From what emerges from the available sources, GL was a woman born in Brussels, where she lived until the age of 32, then moved with her family to Nivelles, also in Belgium. Married at 24 to a man born in Morocco, she had had 5 children with him, 4 girls and a boy, aged 14, 12, 10, 8 and 3 at the time of the events. After graduating, she worked as a teacher, except for long periods of absence for health reasons or the birth of her children. A certain degree of economic difficulty and housing problems seem to emerge, as well as family tensions relating both to these and to the frequent absences of her husband, who made many trips to Morocco to maintain contact with the family, as, reported by the interested party. These issues were further complicated by the cohabitation with another older male figure, who, according to GL, had also taken on the role of the “economic protector” of the family. GL identifies this figure as significantly responsible for the relational difficulties within the family. There is insufficient information available on this potentially central aspect. But in the story following the murder, none of these problematic areas are described in such detail or emphasized to such a degree that they could have represented a recognizable or specific main causal factor for the dramatic outcome of the story. But upon careful examination some other considerations are possible. From news data, it can be reconstructed that GL is a woman who marries at the age of 24, and changes city at the age of 32, moving from the capital of Belgium to a provincial town seven times smaller than Brussels. The first daughter was born when GL was 42 years old, the second when she was 44, the third at 46 years old, the fourth at 48 years old and the last one at 53 years old. Already in this sequence, many inconsistencies can be observed, but doubts cannot be resolved because of the lack of information about GL’s story.

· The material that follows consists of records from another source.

+      ids[q] = hk[s] >= 0 ? (unsigned short)canonical_slot_id<HS>(hk, hid, s) : (unsigned short)0;
+    }
+    __syncthreads();
+#pragma unroll
+    for (int q = 0; q < PER_WAVE / 64; ++q) {
+      const int s = wave * PER_WAVE + q * 64 + lane;
+      const int key = hk[s];
+      if (key >= 0) {
+        hid[s] = ids[q];
+        if (ids[q] < NPASS * UMAX) U[ids[q]] = key;
+      }
+    }
+  }
+  if (threadIdx.x == 0) {
+    reinterpret_cast<int*>(lr)[0] = total <= NPASS * UMAX ? total : -1;
+    if (total > NPASS * UMAX) atomicAdd(overflow, 1);
+    if (need) {
+      unsigned int nm = 0;
+      for (int w_ = 0; w_ < NWB; ++w_) nm |= (unsigned int)nchunk[w_] << (4 * w_);
+      reinterpret_cast<int*>(lr)[HDR_NEED_MASK] = (int)nm;
+      reinterpret_cast<int*>(lr)[HDR_NEED_UNIQUE] = total <= UMAX ? totalm : total;
+    }
+  }
+  __syncthreads();
   unsigned short* loc = reinterpret_cast<unsigned short*>(lr + 16 + UCAP * 4);
   unsigned char* msk = lr + MASK_OFF;
   __shared__ unsigned char nib[NPASS][27][4];
-  const int r = (int)threadIdx.x, w = r >> 6, c = (r >> 4) & 3, j = r & 15;
-  const int src = (int)(key[group ? (c * NWB + ((c & 1) ? NWB - 1 - w : w)) * 16 + j : r] & 255u);
   lr[RM_OFF + (w * 16 + j) * 4 + c] = (unsigned char)src;
   lr[INV_OFF + src] = (unsigned char)r;
 #pragma unroll
@@ -445,6 +494,17 @@
   ST_STAMP(0);
   const unsigned char* lr = local + (size_t)tile * LR_BYTES;
   const int* __restrict__ U = reinterpret_cast<const int*>(lr + 16);
+  unsigned int nm8 = 0xFFu;
+  int n_un = NPASS * UMAX;
+  if constexpr (TAILF != 0) {
+    if (a.needed_only) {
+      const unsigned int nmask = (unsigned)__builtin_amdgcn_readfirstlane(reinterpret_cast<const int*>(lr)[HDR_NEED_MASK]) & 0xFFFFu;
+      if (nmask == 0u) return;
+      n_un = __builtin_amdgcn_readfirstlane(reinterpret_cast<const int*>(lr)[HDR_NEED_UNIQUE]);
+      nm8 = (nmask >> ((2 * (wave >> 1)) * 4)) & 0xFFu;
+    }
+  }
+  auto chunk_on = [&](int hc) { return TAILF == 0 || ((nm8 >> hc) & 1u) != 0u; };
   if (threadIdx.x < 8)
     *reinterpret_cast<float4*>(xs + (threadIdx.x >> 2) * LO_REGION + UMAX * 64 + (threadIdx.x & 3) * 16) = make_float4(0.f, 0.f, 0.f, 0.f);
 
@@ -496,7 +556,7 @@
   for (int pass = 0; pass < n_pass; ++pass) {
     const int q_lo = max(i0 - pass * nqb, 0), q_hi = min(i1 - pass * nqb, nqb);
     if (q_lo >= q_hi) continue;
-    n_up = min(n_u - pass * UMAX, UMAX);
+    n_up = min(min(n_u, n_un) - pass * UMAX, UMAX);
     if (pass > 0) load_rows(pass);
     const unsigned int* mp = reinterpret_cast<const unsigned int*>(lr + MASK_OFF + pass * MASK_PASS_BYTES);
     u32x8 M0, M1;
@@ -504,6 +564,7 @@
     for (int i = 0; i < 8; ++i) {
       M0[i] = (unsigned)__builtin_amdgcn_readfirstlane((int)mp[i]) >> (w0 * 4);
       M1[i] = i < 6 ? (unsigned)__builtin_amdgcn_readfirstlane((int)mp[8 + i]) >> (w0 * 4) : 0u;
+      if constexpr (TAILF != 0) { M0[i] &= nm8 * 0x10001u; M1[i] &= nm8 * 0x10001u; }
     }
     const unsigned char* lb = lr + 16 + UCAP * 4 + ((size_t)pass * 27 * 64 + w0 * 16) * 8;
 #ifdef EYOC_ST_QBREV
@@ -644,7 +705,7 @@
 #pragma unroll
     for (int hc = 0; hc < NG; ++hc) {
       const int o = orow[hc];
-      if (o < a.n_out) {
+      if (o < a.n_out && chunk_on(hc)) {
         const char* rp = reinterpret_cast<const char*>(a.res + (size_t)o * a.ld_res) + split16_off4(ch);
         rh[hc] = *reinterpret_cast<const uint4*>(rp);
         rl[hc] = *reinterpret_cast<const uint4*>(rp + SPLIT16_LO);
@@ -662,7 +723,7 @@
       v[hc][t] = make_float4(A[ai % 16 + 0] * os + b4[t].x, A[ai % 16 + 1] * os + b4[t].y, A[ai % 16 + 2] * os + b4[t].z,
                              A[ai % 16 + 3] * os + b4[t].w);
     }
-    if (a.res && o < a.n_out) {
+    if (a.res && o < a.n_out && chunk_on(hc)) {
       const float4 q0 = split16_decode4(make_uint2(rh[hc].x, rh[hc].y), make_uint2(rl[hc].x, rl[hc].y));
       const float4 q1 = split16_decode4(make_uint2(rh[hc].z, rh[hc].w), make_uint2(rl[hc].z, rl[hc].w));
       v[hc][0].x += q0.x; v[hc][0].y += q0.y; v[hc][0].z += q0.z; v[hc][0].w += q0.w;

On 28 February 2007, in an apparently lucid and certainly premeditated way, GL killed, separately her 5 children at home, cutting their throats with knives stolen for this purpose from a shop. The described modality of filicide is that of a sacrificial rite. The children are slaughtered one by one, alone, like Medea’s children, and their bodies are placed in their beds together with their toys.

The episode was told by GL in a type of experience that is difficult to distinguish between the hallucinatory and the dissociative: documents report the sequence of events beginning when she heard a voice saying “the car has started”, the repetitive and seemingly automatic homicidal behaviour, a writing “JUD/Judas” with the blood of a little girl, a finally attempted suicide witout success

Psychiatric aspects

Before the dramatic outcome, there were some anamnestic data of psychiatric interest, these too not emphasized in their previous dimension, such as a diagnosis of “puerperal depression” in 2011, at 44 years old, after the birth of the second daughter and the event, described imprecisely, that GL has undergone outpatient psychiatric treatment since 2005, at the age of 38, six years after moving to Nivelles and four years before the birth of her first child. There are no other diagnoses issued to her either before or after the puerperal depression, nor has there been any report of the recurrence of similar episodes at the end of the three subsequent pregnancies. The regularity or frequency of psychiatric visits is not known, nor is there information on any pharmacological treatments carried out.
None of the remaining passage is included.